2 Cheminées Poujoulat (B Stamm - J Le Cam) 3.8 miles to leader

3 GAES Centros Auditivos (A Corbella - G Marino) 5.8 miles to leader

4 Neutrogena (G Altadill - Muñoz J) 16 miles to leader

5 Renault Captur (J Riechers - S Audigane) 41.5 miles to leader

6 One Planet One Ocean & Pharmaton (A Gelabert - Costa D) 44.2 miles to leader

7 We Are Water (B Garcia - Garcia W) 63 miles to leader

8 Spirit of Hungary (N F - C Colman) 75.9 miles to leader

Skippers quotes:

Guillermo Altadill (ESP), Neutrogena:

“The first night was OK. The conditions at the start were a little bit stressful with no wind and with a lot of changes of pressure, so when we got the wind later on, about four hours after the start, things became more quiet [on board] and we started reaching with a good speed.

“So we spent the night reaching quite fast and trying to not lose contact with the boats in front of us. We lost a little bit against Hugo Boss and Cheminées Poujoulat, but still we can see Poujoulat on our port side. So it’s good, we lost a little bit but we are still in contact with them, so we are hoping after Gibraltar we can come back when conditions become a little bit unstable again.

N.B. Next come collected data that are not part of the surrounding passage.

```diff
@@ -300,6 +330,7 @@
     double* lnp_out;
     unsigned* lnp_flags; unsigned lnp_epoch;
     const int* pub_flags; int* pub_mirror; int* pub_word; const int* pub_epoch; int pub_mask; int pub_peaky;
+    WarmArgs warm;
 };
 __device__ __forceinline__ void publish_progress(const LinearArgs& a) {
     if (a.pub_word != nullptr && blockIdx.x == 0 && blockIdx.y == 0 && threadIdx.x == 0) {
@@ -352,6 +383,7 @@
     int* head_min;
     int nh; unsigned long long hmap;
     int64_t cache_head_bytes;
+    WarmArgs warm;
 };
 struct FlashHead { int b, h, bh; };
 __device__ __forceinline__ FlashHead flash_head(const FlashArgs& a, int z) {
diff --git a/parq_amd/csrc/flash.hip b/parq_amd/csrc/flash.hip
--- a/parq_amd/csrc/flash.hip
+++ b/parq_amd/csrc/flash.hip
@@ -578,6 +578,8 @@
 #pragma unroll
     for (int u = 0; u < SPT; ++u) x[u] = *reinterpret_cast<const f32x4*>(o0 + (s_begin + u) * sstride);
     __builtin_amdgcn_sched_barrier(0);
+    WarmRegs wr;
+    warm_issue(a.warm, a.m_part, blockIdx.x + gridDim.x * (blockIdx.y + gridDim.y * blockIdx.z), threadIdx.x, 256u, wr);
 
     float mmax = -INFINITY;
 #pragma unroll
@@ -634,6 +636,7 @@
         for (int g2 = 0; g2 < NG; ++g2) acc2 += part[(g2 * DG + d) * 32 + qq];
         a.out[(int64_t)b * a.out_batch + (int64_t)(q0 + qq) * a.out_row + h * DH + dg0 + d] = acc2 / dn;
     }
+    warm_sink(wr);
 }
 
 template <int DH, int NW>
@@ -668,13 +671,17 @@
     static const bool fixed_off = [] { const char* e = dev_env("PARQ_MERGE_FIXED"); return e && e[0] == '0'; }();
     if constexpr (DH == 64) {
         if (dg == 8 && a.nsplit == 64 && a.Lq % 32 == 0 && !fixed_off) {
-            hipLaunchKernelGGL((flash_merge_fixed_kernel<DH, 8, 64>), dim3(a.Lq / 32, a.B * flash_launch_heads(a), DH / 8), dim3(256), 0, s, a);
+            FlashArgs aw = a;
+            aw.warm.nblocks = (unsigned)((a.Lq / 32) * a.B * flash_launch_heads(a) * (DH / 8));
+            hipLaunchKernelGGL((flash_merge_fixed_kernel<DH, 8, 64>), dim3(a.Lq / 32, a.B * flash_launch_heads(a), DH / 8), dim3(256), 0, s, aw);
             return hipGetLastError();
         }
     }
     if constexpr (DH == 256) {
         if (dg == 16 && a.nsplit == 32 && a.Lq % 32 == 0 && !fixed_off) {
-            hipLaunchKernelGGL((flash_merge_fixed_kernel<DH, 16, 32>), dim3(a.Lq / 32, a.B * flash_launch_heads(a), DH / 16), dim3(256), 0, s, a);
+            FlashArgs aw = a;
+            aw.warm.nblocks = (unsigned)((a.Lq / 32) * a.B * flash_launch_heads(a) * (DH / 16));
+            hipLaunchKernelGGL((flash_merge_fixed_kernel<DH, 16, 32>), dim3(a.Lq / 32, a.B * flash_launch_heads(a), DH / 16), dim3(256), 0, s, aw);
             return hipGetLastError();
         }
     }
```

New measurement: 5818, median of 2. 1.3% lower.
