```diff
diff --git a/univs_amd/csrc/gemm_plan.h b/univs_amd/csrc/gemm_plan.h
--- a/univs_amd/csrc/gemm_plan.h
+++ b/univs_amd/csrc/gemm_plan.h
@@ -187,4 +187,62 @@
   return p;
 }
 
-}
+struct ConvTilePlan {
+  bool covered;
+  int ct, rb, nslot, occ;
+  unsigned grid;
+  size_t lds;
+};
+#define UNIVS_CONV_TILE_INSTANCES(X) \
+  X(4, 4, 2, 1, false);              \
+  X(4, 4, 4, 1, false);              \
+  X(6, 4, 2, 1, false);              \
+  X(8, 4, 2, 1, false);              \
+  X(4, 2, 2, 2, false);              \
+  X(4, 4, 2, 1, true);               \
+  X(4, 4, 4, 1, true);               \
+  X(6, 4, 2, 1, true);               \
+  X(8, 4, 2, 1, true)
+constexpr bool conv_tile_built(int ct, int rb, int nslot, int occ, bool aff) {
+  bool hit = false;
+#define UNIVS_CV_HIT(c, r, n, o, a) hit = hit || (ct == c && rb == r && nslot == n && occ == o && aff == a)
+  UNIVS_CONV_TILE_INSTANCES(UNIVS_CV_HIT);
+#undef UNIVS_CV_HIT
+  return hit;
+}
+constexpr bool conv_tile_occ2(int ct, int rb) { return ct == 4 && rb == 2; }
+constexpr long long CONV_TILE_MIN_M = 32768;
+inline bool conv_tile_preconditions(long long M, long long HW, int Cin, int Cout, int taps, bool affine) {
+  if ((taps != 9 && taps != 1) || Cin < 128 || Cin % 128 != 0 || Cout % 16 != 0 || Cout < 128 || Cout > 256) return false;
+  if (M < 4096 || HW < 1 || M % HW != 0 || !fits_int32(M, std::max(Cin, Cout)) || !fits_int32((long long)taps * Cin, Cout)) return false;
+  return !affine || (taps == 1 && HW >= 256 && Cin <= 1024);
+}
+inline ConvTilePlan plan_conv_tile(long long M, long long HW, int Cin, int Cout, int taps, bool affine, int n_cu, const UnivsConfig& cfg) {
+  ConvTilePlan p{};
+  if (cfg.linear_ablate == 6 || !conv_tile_preconditions(M, HW, Cin, Cout, taps, affine)) return p;
+  const bool forced = cfg.linear_ablate == 11;
+  if (!forced && (M < CONV_TILE_MIN_M || taps != 1)) return p;
+  const int rb = Cout <= 128 ? 2 : 4;
+  const int want_ct = forced ? cfg.linear_grid_x & 15 : 0, want_ns = forced ? (cfg.linear_grid_x >> 4) & 15 : 0;
+  double best_t = 1e300;
+  const double ks = (double)taps * Cin / 32;
+  for (int ct = 2; ct <= 8; ++ct)
+    for (int ns = 2; ns <= 4; ns += 2) {
+      const int occ = conv_tile_occ2(ct, rb) ? 2 : 1;
+      if (!conv_tile_built(ct, rb, ns, occ, affine) || (want_ct && ct != want_ct) || (want_ns && ns != want_ns)) continue;
+      const long long wgs = (M + 32 * ct - 1) / (32 * ct);
+      const double t_wg = (ks * (2300.0 + 130.0 * ct * rb) + 6000.0) * (ns == 4 ? 1.03 : 1.0) * (occ == 2 ? 0.6 : 1.0);
+      const long long rounds = (wgs + (long long)n_cu * occ - 1) / ((long long)n_cu * occ);
+      const double t = rounds * t_wg;
+      if (t < best_t) { best_t = t; p.ct = ct; p.nslot = ns; p.occ = occ; }
+    }
+  if (p.ct == 0) return p;
+  p.covered = true;
+  p.rb = rb;
+  p.grid = (unsigned)((M + 32 * p.ct - 1) / (32 * p.ct));
+  p.lds = ((size_t)2 * (2 * p.ct * 128) + (size_t)2 * (8 * 64 * rb)) * 16 + (size_t)2 * 32 * p.ct * 4 + (size_t)2 * 64 * rb * 4 +
+          (affine ? (size_t)2 * Cin * 8 : 0);
+  return p;
+}
+
+}
diff --git a/univs_amd/csrc/launchers.h b/univs_amd/csrc/launchers.h
--- a/univs_amd/csrc/launchers.h
+++ b/univs_amd/csrc/launchers.h
@@ -55,6 +55,9 @@
 
 int linear_f16x3_tile_f32(const float* x, const void* wp, const float* winv, const float* bias, const float* residual, float* y,
                           long long M, int N, int K, int epi, hipStream_t st);
+
+int conv_f16x3_tile_f32(const float* x, const void* wp, const float* winv, const float* bias, const float* affine, float* y, int T, int Cin,
+                        int Cout, int H, int W, int taps, hipStream_t st);
 
 int mlp_f16x3_f32(const float* x, const void* w1p, const float* w1inv, const float* b1, const void* w2p, const float* w2inv,
                   const float* b2, const float* residual, const float* ln_w, const float* ln_b, float ln_eps, const float* pln_w,
```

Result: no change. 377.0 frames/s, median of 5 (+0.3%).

“Between here and Gibraltar it's going to be still downwind. We already started going downwind with a good breeze. I think it’s going to increase a little bit, especially close to Gibraltar, so on the next 300 miles are going to be downwind and then we hope to pass Gibraltar probably tomorrow midday.”

Jörg Reichers (GER), Renault Captur:

“Well, we were doing pretty good until we had a problem with the spinnaker halyard [last] night where we lost about 12 miles because we had to go the top of mast and sort out the halyard, and the whole operation took about 1.5-2 hours, plus then cleaning up the mess. So it was roughly three hours we sailed without a spinnaker and we were doing 7 or 8 knots instead of 12-13 knots so it was an expensive mistake!”